In the field of predictive process monitoring, deep neural network based AI models have demonstrated remarkable ability to anticipate the future state or outcome of ongoing cases. However, their black-box nature generates distrust and limits adoption in business environments where transparency is critical. To address this challenge, attribution-based explainability methods such as SHAP have emerged, allowing identification of which variables or events contribute to a prediction. Nevertheless, applying these methods directly to event sequences presents a dilemma: event-level attributions are computationally expensive for long traces, while explanations based on aggregated representations lose control-flow dynamics. In this article we propose a control-flow-oriented segmentation approach that overcomes this limitation and show how companies like Q2BSTUDIO can integrate these capabilities into their solutions.
Segmentation of traces into meaningful segments, following process logic, enables segment-level SHAP explanations. This way, it is possible to identify which parts of a trace influence the prediction and at which change points the case steers toward the predicted outcome. This method not only reduces computational complexity but also provides interpretations aligned with operational business reality. In a practical context, a financial institution using a predictive model for loan approval can understand why an application is rejected: perhaps a change in submitted documentation or a delay in income verification are the determining factors. Explainability thus becomes an auditing and continuous improvement tool.
From a technical perspective, implementing these mechanisms requires robust infrastructure. Q2BSTUDIO offers custom software development that integrates AI models with explainability capabilities. Their engineering team designs cloud data pipelines, whether AWS or Azure, that process events in real time and generate segmented explanations. Furthermore, cybersecurity is a fundamental pillar: when exposing the reasons behind an automated decision, sensitive data must be protected and models must not leak privileged information. Therefore, Q2BSTUDIO incorporates cybersecurity practices in all its AI developments.
Another relevant aspect is integration with Business Intelligence (BI) systems. The explanations generated by the model can feed Power BI dashboards, allowing analysts to visualize trends and anomalies in process behavior. Q2BSTUDIO deploys BI solutions with Power BI that link predictions to business metrics, facilitating informed decision-making. Likewise, intelligent automation via AI agents enables, when a critical change point is detected, the system to autonomously trigger corrective actions, always under human supervision thanks to the provided explanations.
The control-flow-based segmentation method is not only applicable to predictive process monitoring but can be extended to other domains such as fraud detection, predictive maintenance, or supply chain management. In all these cases, the ability to understand the 'why' of a prediction increases trust and allows models to be adjusted more efficiently. Q2BSTUDIO, as a software and technology development company, has the necessary expertise to implement these architectures, combining AI, cloud computing, and cybersecurity in a coherent ecosystem.
In conclusion, attribution explainability solves one of the main obstacles to AI adoption in critical processes.
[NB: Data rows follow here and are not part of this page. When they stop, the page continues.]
@@ -861,11 +869,10 @@
             uint32_t eqm = 0;
 #pragma unroll
             for (int i = 0; i < RMAX; ++i) eqm |= (uint32_t)(cell[i] == vf) << i;
-            const bool stale = has & ((v == vf) | (eqm != 0u));
-            const uint64_t aff = __ballot(stale && lane > f && lane < end);
+            const uint64_t aff = (vote(v == vf) | vote(eqm != 0u)) & HAS & lane_range(f + 1, end);
             if (aff) FC_PROF(13, 1);
-            uint64_t ent = __ballot(enter);
-            const int dnb = __popcll(ent) - __popcll(__ballot(leave));
+            const uint64_t ent = ENTER;
+            const int dnb = __popcll(ent) - __popcll(LEAVE);
             if (ent) {
                 int t_na = trunc_off;
                 int fr[kRV];
@@ -873,13 +880,12 @@
                 for (int r = 0; r < kRV; ++r) fr[r] = fcnt[rv[r] < 0 ? 0 : (rv[r] & 0xffff)];
 #pragma unroll
                 for (int r = 0; r < kRV; ++r) {
-                    const bool tr = (rv[r] >= 0) & ((rv[r] >> 16) > f) & (fr[r] != 0);
-                    const uint64_t m2 = __ballot(tr);
+                    const uint64_t m2 = vote((rv[r] >> 16) > f) & vote(fr[r] != 0);
                     if (m2) t_na = min(t_na, rv_off(r, __builtin_ctzll(m2)));
                 }
                 if (t_na < trunc_off) {
                     trunc_off = t_na;
-                    const int e2 = __popcll(__ballot(has && off_l < t_na));
+                    const int e2 = __popcll(HAS & vote(off_l < t_na));
                     if (e2 < end) end = e2;
                     FC_PROF(14, 1);
                 }
@@ -908,7 +914,7 @@
             FC_STAMP(t_ap1);
             FC_PROF(10, t_ap1 - t_ap0);
             pos = f + 1;
-            const bool f_out = BAND && __ballot(outS) != 0ull;
+            const bool f_out = BAND && OUTS != 0ull;
             if (f_out) rebuild = true;
             if (rem == 0) {
                 end = pos;
@@ -929,14 +935,12 @@
         FC_PROF(3, t_d - t_c);
 
         FC_PROF(15, (end == ns && !target_hit && trunc_off == gen) ? 1 : 0);
-        const bool done = lane < end;
         const bool is_acc = (st & ST_AC) != 0;
-        const bool proposed = (st & LF_HIT) && done;
-        n_acc += __popcll(__ballot(is_acc));
-        n_ic += __popcll(__ballot((st & ST_IC) != 0));
-        n_ip += __popcll(__ballot((st & ST_IP) != 0));
-        const uint64_t ACCM = __ballot(is_acc);
-        const uint64_t VSM = __ballot((st & ST_VS) != 0);
+        const uint64_t ACCM = vote((st & ST_AC) != 0u);
+        const uint64_t VSM = vote((st & ST_VS) != 0u);
+        n_acc += __popcll(ACCM);
+        n_ic += __popcll(vote((st & ST_IC) != 0u));
+        n_ip += __popcll(vote((st & ST_IP) != 0u));
         int ln = lane;
         asm volatile("" : "+v"(ln));
         const uint64_t later_acc = ACCM & ~bits_below(ln + 1);
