#ifndef BITAR_DFL_BULK
#define BITAR_DFL_BULK 1
#endif
struct DflLds {
  uint2 recs[kSeqCap + 1];
  uint32_t marks[kWave + 1];
};
struct DflOut {
  uint32_t* stage;
  GMEM uint32_t* dst;
  uint64_t cap;
  uint64_t bits;
  uint32_t wflushed;
  bool overflow;

  __device__ __forceinline__ void flush_words(uint32_t upto) {
    const uint32_t lane = lane_id();
    lds_order();
    for (uint32_t w = wflushed + lane; w < upto; w += kWave) {
      dst[w] = stage[w & kBitMask];
      stage[w & kBitMask] = 0;
    }
    lds_order();
    wflushed = upto;
  }
  __device__ __forceinline__ void drain() {
    const uint32_t full = (uint32_t)(bits >> 5);
    if (full != wflushed) flush_words(full);
  }
  __device__ __forceinline__ void put_lanes(uint32_t val, uint32_t nb) {
    if (overflow) return;
    const uint32_t incl = wave_incl_sum(nb);
    const uint32_t total = readlane(incl, 63);
    if ((bits + total + 7) / 8 > cap) { overflow = true; return; }
    const uint64_t bp = bits + incl - nb;
    const uint32_t w = (uint32_t)(bp >> 5), sh = (uint32_t)(bp & 31);
    const uint32_t spill = sh + nb > 32 ? val >> ((32 - sh) & 31) : 0u;
    lds_order();
    if (nb) atomicOr(&stage[w & kBitMask], val << sh);
    if (sh + nb > 32) atomicOr(&stage[(w + 1) & kBitMask], spill);
    lds_order();
    bits += total;
    const uint32_t full = (uint32_t)(bits >> 5);
    if (full - wflushed >= kBitWords - 80) flush_words(full);
  }
  __device__ __forceinline__ void put_one(uint32_t val, uint32_t nb) {
    put_lanes(lane_id() == 0 ? val : 0u, lane_id() == 0 ? nb : 0u);
  }
  __device__ __forceinline__ void literals(const GMEM uint8_t* in, const InRing& I, uint32_t s,
                                           uint32_t n) {
    const uint32_t lane = lane_id();
    const bool ring_ok = s >= I.lo;
    for (uint32_t k = 0; k < n; k += kWave) {
      const uint32_t step = n - k < kWave ? n - k : kWave;
      const uint32_t q = s + k + (lane < step ? lane : 0);
      uint32_t b;
      lds_order();
      if (ring_ok) b = I.byte(q);
      else b = lane < step ? (uint32_t)in[q] : 0u;
      uint32_t nb;
      const uint32_t code = fixed_code(b, nb);
      put_lanes(lane < step ? code : 0u, lane < step ? nb : 0u);
      if (overflow) return;
    }
  }
#if BITAR_DFL_BULK
  DflLds* L;
  uint32_t npend, last_end;

  __device__ __forceinline__ void bulk(const InRing& I, uint32_t lo, uint32_t hi,
                                       uint32_t lit_start, uint32_t ll, uint32_t mv, uint32_t mb) {
    const uint32_t lane = lane_id();
    const bool in = (lane >= lo) & (lane < hi);
    const uint32_t e = in ? ll + 1u : 0u;
    const uint32_t incl = wave_incl_sum(e);
    const uint32_t total = readlane(incl, kWave - 1);
    const uint32_t a = incl - e;
    const uint32_t D = I.in_lo + lit_start - a - 1u;
    const uint32_t pX = ((a + ll + 1u) << 16) | mb;
    const uint32_t a4 = in ? a << 2 : 0x7FFFFF00u;
    const uint32_t mark = a + 1u;
    const uint32_t zero = 0;
    uint32_t u = lane + 1u;
    uint32_t before = lo - 1u;
    for (uint32_t R = 0; R < total && !overflow; R += kWave) {
      lds_order();
      const uint32_t slot = min(a4 - (R << 2), (uint32_t)kWave << 2);
      *reinterpret_cast<uint32_t*>(reinterpret_cast<uint8_t*>(L->marks) + slot) = mark;
      lds_order();
      const uint32_t mk = L->marks[lane];
      L->marks[lane] = zero;
      const uint64_t S = ballot(mk == u);
      const uint32_t base = before + (uint32_t)(S & 1u);
      const uint64_t S1 = S >> 1;
      const uint32_t k = __builtin_amdgcn_mbcnt_hi((uint32_t)(S1 >> 32),
                                                   __builtin_amdgcn_mbcnt_lo((uint32_t)S1, 0u));
      before += (uint32_t)__builtin_popcountll(S);
      const int src = (int)((k << 2) + (base << 2));
      const uint32_t qD = (uint32_t)__builtin_amdgcn_ds_bpermute(src, (int)D);
      const uint32_t qX = (uint32_t)__builtin_amdgcn_ds_bpermute(src, (int)pX);
      const uint32_t qM = (uint32_t)__builtin_amdgcn_ds_bpermute(src, (int)mv);
      const uint32_t b = I.ring[(qD + u) & I.mask];
      uint32_t lb;
      const uint32_t lv = fixed_code(b, lb);
      const bool ism = u == (qX >> 16);
      const bool live = u <= total;
      put_lanes(ism ? qM : lv, live ? (ism ? (qX & 63u) : lb) : 0u);
      u += kWave;
    }
  }
  __device__ __forceinline__ void flush_seqs(const GMEM uint8_t* in, const InRing& I) {
    const uint32_t cnt = npend;
    npend = 0;
    if (!cnt || overflow) return;
    const uint32_t lane = lane_id();
    lds_order();
    const uint2 rec = L->recs[lane < cnt ? lane : kSeqCap];
    const uint32_t q = rec.x & 0xFFFFu, off = (rec.x >> 16) + 1u, mlen = rec.y;
    const uint32_t end = q + mlen;
    const uint32_t prev = wave_shr1(end);
    const uint32_t lit_start = lane == 0 ? last_end : prev;
    const uint32_t ll = q - lit_start;
    last_end = readlane(end, cnt - 1);
    uint32_t mb;
    const uint32_t mv = match_code(lane < cnt ? mlen : 3u, lane < cnt ? off : 1u, mb);
    const uint64_t live = cnt < kWave ? (1ull << cnt) - 1 : ~0ull;
    uint64_t special = ballot(lit_start < I.lo) & ballot(ll != 0u) & live;
    uint32_t lo = 0;
    for (;;) {
      const uint32_t k = special ? (uint32_t)__builtin_ctzll(special) : cnt;
      if (k > lo) bulk(I, lo, k, lit_start, ll, mv, mb);
      if (k >= cnt || overflow) break;
      literals(in, I, readlane(lit_start, k), readlane(ll, k));
      put_one(readlane(mv, k), readlane(mb, k));
      special &= special - 1;
      lo = k + 1;
    }
  }
  __device__ __forceinline__ uint32_t pending_from(uint32_t anchor, uint32_t) const { return anchor; }
  __device__ __forceinline__ void between(const GMEM uint8_t* in, const InRing& I) {
    if (npend > kSeqCap - 16) flush_seqs(in, I);
  }
  __device__ __forceinline__ void sequence(const GMEM uint8_t* in, const InRing& I, uint32_t s,
                                           uint32_t n, uint32_t, uint32_t) {
    flush_seqs(in, I);
    literals(in, I, s, n);
  }
  __device__ __forceinline__ void window(const GMEM uint8_t*, const InRing&, const Window& W,
                                         uint32_t, uint32_t) {
    if (!W.chain) return;
    const uint64_t chain = W.chain;
    const uint32_t idx = __builtin_amdgcn_mbcnt_hi((uint32_t)(chain >> 32),
                                                   __builtin_amdgcn_mbcnt_lo((uint32_t)chain, npend));
    const uint32_t lane = lane_id();
    lds_order();
    L->recs[lane_sel(chain, idx, kSeqCap)] =
        make_uint2((W.x + lane) | (W.dm1 << 16), W.mlen);
    lds_order();
    npend += (uint32_t)__builtin_popcountll(chain);
  }
#else
  __device__ __forceinline__ uint32_t pending_from(uint32_t, uint32_t emitted) const { return emitted; }
  __device__ __forceinline__ void between(const GMEM uint8_t*, const InRing&) {}
  __device__ __forceinline__ void sequence(const GMEM uint8_t* in, const InRing& I, uint32_t s,
                                           uint32_t n, uint32_t, uint32_t) {
    literals(in, I, s, n);
  }

  __device__ __forceinline__ void window(const GMEM uint8_t*, const InRing&, const Window& W,
                                         uint32_t, uint32_t n) {
    const uint32_t lane = lane_id();
    const uint32_t q = W.x + lane;
    const bool cl = (W.chain >> lane) & 1;
    const uint32_t pend = wave_incl_max(cl ? q + W.mlen : 0u);
    const bool covered = q < W.pos_in || (!cl && q < pend);
    uint32_t mb, lb;
    const uint32_t mv = match_code(cl ? W.mlen : 3u, cl ? W.off() : 1u, mb);
    const uint32_t lv = fixed_code(W.byte, lb);
    const bool lit = !cl && !covered && q < n;
    put_lanes(cl ? mv : lit ? lv : 0u, cl ? mb : lit ? lb : 0u);
  }
#endif
};

}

By segmenting traces according to control-flow logic, actionable explanations are obtained without sacrificing computational performance. For organizations seeking to maximize the value of their operational data, having a technology partner like Q2BSTUDIO enables them to deploy transparent, secure AI solutions aligned with their business objectives. The combination of custom development, cloud AWS/Azure, BI, and AI agents forms a comprehensive offering that transforms predictive monitoring into a real competitive advantage.